# kits



## biggreen (Feb 23, 2005)

Can you get Mont Blanc kits? Where?
Thanks, biggreen


----------



## Tortuga (May 21, 2004)

Steve..."Mont Blanc" is a pretty heavily copyrighted pen...and mucho $$$$$$$. That $700,000 pen I posted pix of last week is their work...lol.. Lots of "Mont Blanc 'like' kits though..PSI and Steebar have them...usually call them 'designer pens' or some such. Can be made on 7 mm or 8 mm...and would probably make a beautiful pen.

http://penmakingsupplies.com/Projects/pendisplay2.php

Scroll down to the bottom of this page on link above..

matter of fact...think I might just give 'em a try...lol


----------



## Tortuga (May 21, 2004)

Here's the link again to the $$$$$$ Mont Blanc...

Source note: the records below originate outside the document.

template <int KS, int NT, bool WIDE, int NF = 4, bool G0 = false, int R = 0>
__global__ void __launch_bounds__(256, 2)
k_bary_mfma(BaryDims dims, BaryMfmaPlan plan, const double *__restrict__ nodes,
            const double *__restrict__ wts, const double *const *__restrict__ frag_tab,
            const unsigned *__restrict__ rowcode, const unsigned *__restrict__ kcode,
            const unsigned *__restrict__ rowcode_hi, const unsigned *__restrict__ kcode_hi,
            const double *__restrict__ pts, double *__restrict__ out, long N, long ostride,
            long ooff, int chunks_per_split, double *__restrict__ partial,
            const int *__restrict__ perm, BaryG0 gs, const double *__restrict__ diff0,
            const unsigned *__restrict__ rowoff, BaryTail tail) {
    static_assert(NT == 1 || NT == 2 || NT == 4, "PW must divide the wave");
    constexpr int PW = 16 * NT;
    constexpr int PH = 64 / PW;
    extern __shared__ double lds[];
    const int lane = threadIdx.x & 63;
    const int wave = threadIdx.x >> 6;
    const int g = lane >> 4;
    const int c = lane & 15;
    double *bw = lds + (size_t)wave * plan.rows * PW;
    const double *bwt = bw + (size_t)plan.tail_base * PW;
    int bx = blockIdx.x;
    const int nchunks = (plan.MT + PCX_CHUNK_TILES - 1) / PCX_CHUNK_TILES;
    int ch0 = blockIdx.y * chunks_per_split, ch_len = chunks_per_split;
    bool split = gridDim.y > 1;
    long part_p0 = 0;
    long part_n = N;
    if (!G0 && tail.P > 0 && bx >= tail.first) {
        const int e = bx - tail.first;
        const int tb = e / tail.P;
        bx = tail.first + tb;
        ch0 = (e - tb * tail.P) * tail.cpp;
        ch_len = tail.cpp;
        split = true;
        part_p0 = (long)tail.first * 4 * PW;
        part_n = N - part_p0;
    }
    const int ch1 = (ch0 + ch_len < nchunks) ? ch0 + ch_len : nchunks;
    const long base = ((long)bx * 4 + wave) * PW;
    typedef const double __attribute__((address_space(1))) *gptr_t;
    const gptr_t frag = (gptr_t)frag_tab[blockIdx.z];
    const pcx_seed_ptr seed = (pcx_seed_ptr)(frag + (size_t)plan.MT * KS * 64);

    {
        const int pp = lane % PW;
        const int ph = lane / PW;
        const long pidx = base + pp;
        const bool valid = pidx < N;
        const long row = valid ? (perm ? (long)perm[pidx] : pidx) : 0;
        for (int k = ph; k < dims.d; k += PH) {
            const double *nd = nodes + dims.off[k];
            double x = valid ? pts[row * dims.d + k] : nd[0];
            const int trow = dims.off[k] + (k >= plan.split ? 1 : 0);
            bary_weights_1d(x, nd, wts + dims.off[k], dims.n[k], bw + (size_t)trow * PW + pp, PW);
        }
        if (ph == 0) {
            bw[(size_t)(plan.tail_base - 1) * PW + pp] = 1.0;
            bw[(size_t)(plan.rows - 1) * PW + pp] = 1.0;
        }
    }
    __syncthreads();

    double B[NT][KS];
    double ws[NT][R > 0 ? R : 1];
    auto tail_weights = [&](auto nft) {
        constexpr int NFT = decltype(nft)::value;
#pragma unroll
        for (int s = 0; s < KS; ++s) {
            unsigned code = kcode[4 * s + g];
#pragma unroll
            for (int nt = 0; nt < NT; ++nt) B[nt][s] = code_weight_t<NFT>(code, bwt + 16 * nt + c, PW);
            if (WIDE) {
                unsigned hi = kcode_hi[4 * s + g];
#pragma unroll
                for (int nt = 0; nt < NT; ++nt) B[nt][s] *= code_weight(hi, bwt + 16 * nt + c, PW);
            }
        }
#pragma unroll
        for (int r = 0; r < R; ++r) {
            unsigned code = kcode[4 * KS + r];
#pragma unroll
            for (int nt = 0; nt < NT; ++nt) ws[nt][r] = code_weight_t<NFT>(code, bwt + 16 * nt + c, PW);
            if (WIDE) {
                unsigned hi = kcode_hi[4 * KS + r];
#pragma unroll
                for (int nt = 0; nt < NT; ++nt) ws[nt][r] *= code_weight(hi, bwt + 16 * nt + c, PW);
            }
        }
    };
    if (!WIDE && dims.d - plan.split <= 2) tail_weights(std::integral_constant<int, 2>{});
    else tail_weights(std::integral_constant<int, 4>{});

    double total[NT], cs[NT];
#pragma unroll
    for (int nt = 0; nt < NT; ++nt) { total[nt] = 0.0; cs[nt] = 0.0; }
    const gptr_t tf = frag + lane;
    const int t_begin = ch0 * PCX_CHUNK_TILES;
    const int t_end = (ch1 * PCX_CHUNK_TILES < plan.MT) ? ch1 * PCX_CHUNK_TILES : plan.MT;
    constexpr bool PIPELINED = (KS >= 12);
    constexpr int DEPTH = 6;
    constexpr bool OFFS = PIPELINED && !WIDE && !G0;
    constexpr bool CODE2 = WIDE || (OFFS && NF >= 3);
    constexpr int CODE_STEP = 8;
    unsigned cc[4] = {0u, 0u, 0u, 0u}, cch[4] = {0u, 0u, 0u, 0u};
    auto load_codes = [&](long t) {
        const pcx_u4 q = OFFS ? load_row_offs(rowoff, t, g, 0) : load_row_codes(rowcode, t, g);
        pcx_u4 qh = q;
        if constexpr (WIDE) qh = load_row_codes(rowcode_hi, t, g);
        else if constexpr (CODE2) qh = load_row_offs(rowoff, t, g, 1);
#pragma unroll
        for (int j = 0; j < 4; ++j) {
            cc[j] = q.v[j];
            if (CODE2) cch[j] = qh.v[j];
        }
    };
    auto head_entry = [&](int j, int nt, int f) -> double {
        if constexpr (OFFS) {
            const unsigned word = f < 2 ? cc[j] : cch[j];
            const unsigned off = (f & 1) ? (word >> 16) : (word & 0xffffu);
            return *reinterpret_cast<const double *>(reinterpret_cast<const char *>(bw + 16 * nt + c) + off);
        } else {
            return bw[(size_t)((cc[j] >> (8 * f)) & 255u) * PW + 16 * nt + c];
        }
    };
    double head[DEPTH];
    pcx_d4 acc[NT];
    auto seed_acc = [&](const pcx_seed<R> &sd) {
#pragma unroll
        for (int nt = 0; nt < NT; ++nt) acc[nt] = (pcx_d4){0.0, 0.0, 0.0, 0.0};
#pragma unroll
        for (int r = 0; r < R; ++r)
#pragma unroll
            for (int nt = 0; nt < NT; ++nt)
#pragma unroll
                for (int j = 0; j < 4; ++j) acc[nt][j] = __builtin_fma(sd.v[r][j], ws[nt][r], acc[nt][j]);
    };
    constexpr bool CARRY = PIPELINED && R > 0;
#pragma unroll
    for (int i = 0; i < DEPTH; ++i) head[i] = 0.0;
    if (PIPELINED && t_begin < t_end) {
        if constexpr (R > 0) seed_acc(load_seed<R>(seed, t_begin, g));
        load_codes(t_begin);
#pragma unroll
        for (int i = 0; i < DEPTH; ++i) head[i] = tf[((size_t)t_begin * KS + i) * 64];
    }
    for (int t = t_begin; t < t_end; ++t) {
        double w[NT][4];
        pcx_seed<R> sdn;
        if constexpr (!CARRY) {
            if constexpr (R > 0) sdn = load_seed<R>(seed, t, g);
            seed_acc(sdn);
        }
        const gptr_t tt = tf + (size_t)t * KS * 64;
        if constexpr (PIPELINED) {
            const int t_next = (t + 1 < t_end) ? t + 1 : t;
            const gptr_t tn = tf + (size_t)t_next * KS * 64;
            double ring[DEPTH];
#pragma unroll
            for (int i = 0; i < DEPTH; ++i) ring[i] = head[i];
            double wr[4][NT][4];
            double wh[4][NT][4];
#pragma unroll
            for (int s = 0; s < KS; ++s) {
                const double a = ring[s % DEPTH];
                if (s + DEPTH < KS) ring[s % DEPTH] = tt[(s + DEPTH) * 64];
                else head[s + DEPTH - KS] = tn[(s + DEPTH - KS) * 64];
                if constexpr (R > 0) {
                    if (s == KS - DEPTH) sdn = load_seed<R>(seed, t_next, g);
                }
                if (s == CODE_STEP) load_codes(t_next);
#pragma unroll
                for (int j = 0; j < 4; ++j) {
                    if (s == 2 * j) {
#pragma unroll
                        for (int nt = 0; nt < NT; ++nt)
#pragma unroll
                            for (int f = 0; f < (NF < 4 ? NF : 4); ++f)
                                wr[j][nt][f] = head_entry(j, nt, f);
                    }
                    if (s == 2 * j + 2) {
#pragma unroll
                        for (int nt = 0; nt < NT; ++nt)
                            w[nt][j] = NF >= 4 ? (wr[j][nt][0] * wr[j][nt][1]) * (wr[j][nt][2] * wr[j][nt][3])
                                     : (NF == 3 ? (wr[j][nt][0] * wr[j][nt][1]) * wr[j][nt][2]
                                                : wr[j][nt][0] * wr[j][nt][1]);
                    }
                    if (WIDE && s == 2 * j + 1) {
#pragma unroll
                        for (int nt = 0; nt < NT; ++nt)
#pragma unroll
                            for (int f = 0; f < 4; ++f)
                                wh[j][nt][f] = bw[(size_t)((cch[j] >> (8 * f)) & 255u) * PW + 16 * nt + c];
                    }
                    if (WIDE && s == 2 * j + 3) {
#pragma unroll
                        for (int nt = 0; nt < NT; ++nt)
                            w[nt][j] *= (wh[j][nt][0] * wh[j][nt][1]) * (wh[j][nt][2] * wh[j][nt][3]);
                    }
                }
                __builtin_amdgcn_sched_barrier(0);
#pragma unroll
                for (int nt = 0; nt < NT; ++nt)
                    acc[nt] = __builtin_amdgcn_mfma_f64_16x16x4f64(a, B[nt][s], acc[nt], 0, 0, 0);
                __builtin_amdgcn_sched_barrier(0);
            }
        } else {
            const pcx_u4 q = load_row_codes(rowcode, t, g);
            pcx_u4 qh = q;
            if (WIDE) qh = load_row_codes(rowcode_hi, t, g);
#pragma unroll
            for (int j = 0; j < 4; ++j) {
                unsigned code = q.v[j];
#pragma unroll
                for (int nt = 0; nt < NT; ++nt) w[nt][j] = code_weight_t<NF>(code, bw + 16 * nt + c, PW);
                if (WIDE) {
                    unsigned hi = qh.v[j];
#pragma unroll
                    for (int nt = 0; nt < NT; ++nt) w[nt][j] *= code_weight(hi, bw + 16 * nt + c, PW);
                }
            }
#pragma unroll
            for (int s = 0; s < KS; ++s) {
                double a = tt[s * 64];
#pragma unroll
                for (int nt = 0; nt < NT; ++nt)
                    acc[nt] = __builtin_amdgcn_mfma_f64_16x16x4f64(a, B[nt][s], acc[nt], 0, 0, 0);
            }
        }
#pragma unroll
        for (int nt = 0; nt < NT; ++nt)
#pragma unroll
            for (int j = 0; j < 4; ++j) cs[nt] = __builtin_fma(acc[nt][j], w[nt][j], cs[nt]);
        if constexpr (CARRY) seed_acc(sdn);
        if constexpr (G0) {
            if ((t + 1) % gs.tps == 0) {
                const int i0 = t / gs.tps;
                double *Pl = const_cast<double *>(bwt);
#pragma unroll
                for (int nt = 0; nt < NT; ++nt) {
                    double v = cs[nt];
                    v += __shfl_xor(v, 16, 64);
                    v += __shfl_xor(v, 32, 64);
                    if (g == 0) Pl[(size_t)i0 * PW + 16 * nt + c] = v;
                    cs[nt] = 0.0;
                }
            }
            continue;
        }
        const bool chunk_end = ((t + 1) % PCX_CHUNK_TILES == 0) || (t + 1 == plan.MT);
        if (chunk_end) {
            if (split) {
                const int ch = t / PCX_CHUNK_TILES;
#pragma unroll
                for (int nt = 0; nt < NT; ++nt) {
                    long pidx = base + 16 * nt + c;
                    if (pidx < N)
                        partial[(((size_t)blockIdx.z * nchunks + ch) * 4 + g) * (size_t)part_n + (pidx - part_p0)] = cs[nt];
                }
            }
#pragma unroll
            for (int nt = 0; nt < NT; ++nt) { total[nt] += cs[nt]; cs[nt] = 0.0; }
        }
    }

    if constexpr (G0) {
        if (lane < PW) {
            double *Pl = const_cast<double *>(bwt) + lane;
            const long pidx = base + lane;
            const long row = (pidx < N) ? (perm ? (long)perm[pidx] : pidx) : 0;
            bary_g0_finish(gs, diff0, Pl, Pl + (size_t)gs.n0 * PW, bw + (size_t)dims.off[0] * PW + lane, PW,
                           pidx < N ? out + row * ostride + ooff : nullptr);
        }
        return;
    }
    if (!split) {
#pragma unroll
        for (int nt = 0; nt < NT; ++nt) {
            double v = total[nt];
            v += __shfl_xor(v, 16, 64);
            v += __shfl_xor(v, 32, 64);
            long pidx = base + 16 * nt + c;
            if (g == 0 && pidx < N) {
                long row = perm ? (long)perm[pidx] : pidx;
                out[row * ostride + ooff + blockIdx.z] = v;
            }
        }
    }
}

Kinda makes ya wonder , don't it ???.. We could whup one out with a $5 kit..and they get that kind of prices (course, ours wouldn't quite have as many diamonds..LOL)


----------



## biggreen (Feb 23, 2005)

He wants a Mont Blanc. He gave me his old one to destroy and use the pieces if possible. I don't think it's possible, .....well possible, not feasable. How about a link to some higher end pens. I personally can't stand the way the cheap arrow, etc. cartridge's write. I don't want to make a million of these things, I want a few nice ones. Not overly concerned about cost.

Thanks, biggreen


----------



## Flat Fish (Jun 18, 2005)

Try Craft Supply USA. Their nicer finishes are Titanium Gold and Rhodium.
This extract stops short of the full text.